struct iq_model {
  iq_model_cfg_t c;
  int S, tok, has_cls, P, Ppad, dh, pool, head_ln;
  std::vector<Entry> entries;
  size_t nparam;
  size_t emb_w, emb_b, cls, emb_end;
  std::vector<LayerOff> L;
  size_t hln_g, hln_b, head_w, head_b, head_begin;
  size_t sh_flat, sh_embw, sh_table, shadow_bytes;
  std::vector<TransDesc> ttab;
  int ttiles = 0;
  const void* table_uploaded_to = nullptr;
  float* params = nullptr;
  float* grads = nullptr;
  const float* pe = nullptr;
  unsigned char* shadow = nullptr;
  std::string err;
  uint32_t* step_ctr = nullptr;
  uint64_t last_seed = 0;
  bool last_tr = false;
  bool last_train_fwd = false;
  const void* fwd_ws = nullptr;
  int fwd_batch = 0;

  iq_dropout_t bwd_site(uint32_t id, const uint32_t* step_dev, bool tr) const {
    iq_dropout_t d;
    d.seed = last_seed; d.step = 0; d.site = id; d.p = tr ? c.drop_prob : 0.f; d.step_dev = step_dev;
    return d;
  }

  size_t add(const std::string& name, std::vector<int> dims, size_t& cur, bool aligned = true) {
    if (aligned) cur = align_up(cur, 64);
    Entry e;
    e.name = name; e.off = cur; e.ndim = (int)dims.size();
    size_t n = 1;
    for (int i = 0; i < 4; ++i) { e.dims[i] = i < e.ndim ? dims[i] : 1; n *= (size_t)e.dims[i]; }
    entries.push_back(e);
    cur += n;
    return e.off;
  }
  const bf16* sh(size_t off) const { return reinterpret_cast<const bf16*>(shadow + sh_flat) + off; }
  const bf16* sht(size_t byte_off) const { return reinterpret_cast<const bf16*>(shadow + byte_off); }
};

namespace {

int fail(iq_model* m, int code, const std::string& msg) {
  if (m) m->err = msg;
  return code;
}

WsPlan plan_ws(const iq_model* m, int B) {
  WsPlan w;
  const size_t D = m->c.d_model, F = m->c.ffn_hidden, S = m->S, H = m->c.n_head;
  const size_t M = (size_t)B * S, MT = (size_t)B * m->tok;
  size_t cur = 0;
  auto take = [&](size_t bytes) { size_t o = cur; cur = align_up(cur + bytes, 256); return o; };
  w.step_ctr = take(256);
  w.patches = take(MT * m->Ppad * 2);
  w.x0 = take(M * D * 2);
  w.head_feat = take((size_t)B * D * 4);
  w.head_stat = take((size_t)B * 2 * 4);
  w.layers.resize(m->c.n_layers);
  for (auto& l : w.layers) {
    l.qkv = take(M * 3 * D * 2);
    l.att = take(M * D * 2);
    l.lse = take((size_t)B * H * S * 4);
    l.z1 = take(M * D * 2);
    l.mean1 = take(M * 4);
    l.rstd1 = take(M * 4);
    l.x1 = take(M * D * 2);
    l.hid = take(M * F * 2);
    l.gate = take(iq_ffn_chain_gate_bytes((int)M, (int)F));
    l.z2 = take(M * D * 2);
    l.mean2 = take(M * 4);
    l.rstd2 = take(M * 4);
    l.x2 = take(M * D * 2);
  }
  w.gA = take(M * D * 2);
  w.gB = take(M * D * 2);
  w.gZ = take(M * D * 2);
  w.gY = take(M * D * 2);
  w.gZ1 = take(M * D * 2);
  w.gY1 = take(M * D * 2);
  w.gH = take(M * F * 2);
  w.gQKV = take(M * 3 * D * 2);
  w.gAtt = take(M * D * 2);
  w.demb = take(MT * D * 2);
  size_t wb = 0;
  auto mx = [&](size_t v) { if (v > wb) wb = v; };
  {
    iq_wgrad_problem_t g[4];
    memset(g, 0, sizeof(g));
    g[0].N = (int)D; g[0].K = (int)F;
    g[1].N = (int)F; g[1].K = (int)D;
    g[2].N = (int)D; g[2].K = (int)D;
    g[3].N = (int)(3 * D); g[3].K = (int)D;
    mx(iq_wgrad_grouped_ws_bytes(g, 4, (int)M, 0));
    for (int k = 0; k < 4; ++k) mx(iq_wgrad_grouped_ws_bytes(g + k, 1, (int)M, 0));
  }
  mx(iq_wgrad_ws_bytes((int)MT, (int)D, m->Ppad));
  w.wgrad_ws_bytes = wb;
  w.wgrad_ws = take(wb);
  size_t ln_rows_fused = (size_t)iq_gemm_lnbwd_partial_rows((int)M);
  if ((size_t)iq_ffn_chain_bwd_partial_rows((int)M) > ln_rows_fused) ln_rows_fused = (size_t)iq_ffn_chain_bwd_partial_rows((int)M);
  ln_rows_fused *= 2 * D * sizeof(float);
  const size_t ln_bytes = ln_rows_fused > iq_ln_bwd_ws_bytes((int)D) ? ln_rows_fused : iq_ln_bwd_ws_bytes((int)D);
  for (int k = 0; k < 3; ++k) w.ln_part[k] = take(ln_bytes);
  w.embw_scratch = take((size_t)D * m->Ppad * 4 + 256);
  w.total = cur;
  return w;
}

◇ ◇ ◇ ◇ ◇

- [Required work]
All of the records shown above should be reproduced exactly.

- [Solution to the problem]
struct iq_model {
  iq_model_cfg_t c;
  int S, tok, has_cls, P, Ppad, dh, pool, head_ln;
  std::vector<Entry> entries;
  size_t nparam;
  size_t emb_w, emb_b, cls, emb_end;
  std::vector<LayerOff> L;
  size_t hln_g, hln_b, head_w, head_b, head_begin;
  size_t sh_flat, sh_embw, sh_table, shadow_bytes;
  std::vector<TransDesc> ttab;
  int ttiles = 0;
  const void* table_uploaded_to = nullptr;
  float* params = nullptr;
  float* grads = nullptr;
  const float* pe = nullptr;
  unsigned char* shadow = nullptr;
  std::string err;
  uint32_t* step_ctr = nullptr;
  uint64_t last_seed = 0;
  bool last_tr = false;
  bool last_train_fwd = false;
  const void* fwd_ws = nullptr;
  int fwd_batch = 0;

  iq_dropout_t bwd_site(uint32_t id, const uint32_t* step_dev, bool tr) const {
    iq_dropout_t d;
    d.seed = last_seed; d.step = 0; d.site = id; d.p = tr ? c.drop_prob : 0.f; d.step_dev = step_dev;
    return d;
  }

  size_t add(const std::string& name, std::vector<int> dims, size_t& cur, bool aligned = true) {
    if (aligned) cur = align_up(cur, 64);
    Entry e;
    e.name = name; e.off = cur; e.ndim = (int)dims.size();
    size_t n = 1;
    for (int i = 0; i < 4; ++i) { e.dims[i] = i < e.ndim ? dims[i] : 1; n *= (size_t)e.dims[i]; }
    entries.push_back(e);
    cur += n;
    return e.off;
  }
  const bf16* sh(size_t off) const { return reinterpret_cast<const bf16*>(shadow + sh_flat) + off; }
  const bf16* sht(size_t byte_off) const { return reinterpret_cast<const bf16*>(shadow + byte_off); }
};

namespace {

int fail(iq_model* m, int code, const std::string& msg) {
  if (m) m->err = msg;
  return code;
}

WsPlan plan_ws(const iq_model* m, int B) {
  WsPlan w;
  const size_t D = m->c.d_model, F = m->c.ffn_hidden, S = m->S, H = m->c.n_head;
  const size_t M = (size_t)B * S, MT = (size_t)B * m->tok;
  size_t cur = 0;
  auto take = [&](size_t bytes) { size_t o = cur; cur = align_up(cur + bytes, 256); return o; };
  w.step_ctr = take(256);
  w.patches = take(MT * m->Ppad * 2);
  w.x0 = take(M * D * 2);
  w.head_feat = take((size_t)B * D * 4);
  w.head_stat = take((size_t)B * 2 * 4);
  w.layers.resize(m->c.n_layers);
  for (auto& l : w.layers) {
    l.qkv = take(M * 3 * D * 2);
    l.att = take(M * D * 2);
    l.lse = take((size_t)B * H * S * 4);
    l.z1 = take(M * D * 2);
    l.mean1 = take(M * 4);
    l.rstd1 = take(M * 4);
    l.x1 = take(M * D * 2);
    l.hid = take(M * F * 2);
    l.gate = take(iq_ffn_chain_gate_bytes((int)M, (int)F));
    l.z2 = take(M * D * 2);
    l.mean2 = take(M * 4);
    l.rstd2 = take(M * 4);
    l.x2 = take(M * D * 2);
  }
  w.gA = take(M * D * 2);
  w.gB = take(M * D * 2);
  w.gZ = take(M * D * 2);
  w.gY = take(M * D * 2);
  w.gZ1 = take(M * D * 2);
  w.gY1 = take(M * D * 2);
  w.gH = take(M * F * 2);
  w.gQKV = take(M * 3 * D * 2);
  w.gAtt = take(M * D * 2);
  w.demb = take(MT * D * 2);
  size_t wb = 0;
  auto mx = [&](size_t v) { if (v > wb) wb = v; };
  {
    iq_wgrad_problem_t g[4];
    memset(g, 0, sizeof(g));
    g[0].N = (int)D; g[0].K = (int)F;
    g[1].N = (int)F; g[1].K = (int)D;
    g[2].N = (int)D; g[2].K = (int)D;
    g[3].N = (int)(3 * D); g[3].K = (int)D;
    mx(iq_wgrad_grouped_ws_bytes(g, 4, (int)M, 0));
    for (int k = 0; k < 4; ++k) mx(iq_wgrad_grouped_ws_bytes(g + k, 1, (int)M, 0));
  }
  mx(iq_wgrad_ws_bytes((int)MT, (int)D, m->Ppad));
  w.wgrad_ws_bytes = wb;
  w.wgrad_ws = take(wb);
  size_t ln_rows_fused = (size_t)iq_gemm_lnbwd_partial_rows((int)M);
  if ((size_t)iq_ffn_chain_bwd_partial_rows((int)M) > ln_rows_fused) ln_rows_fused = (size_t)iq_ffn_chain_bwd_partial_rows((int)M);
  ln_rows_fused *= 2 * D * sizeof(float);
  const size_t ln_bytes = ln_rows_fused > iq_ln_bwd_ws_bytes((int)D) ? ln_rows_fused : iq_ln_bwd_ws_bytes((int)D);
  for (int k = 0; k < 3; ++k) w.ln_part[k] = take(ln_bytes);
  w.embw_scratch = take((size_t)D * m->Ppad * 4 + 256);
  w.total = cur;
  return w;
}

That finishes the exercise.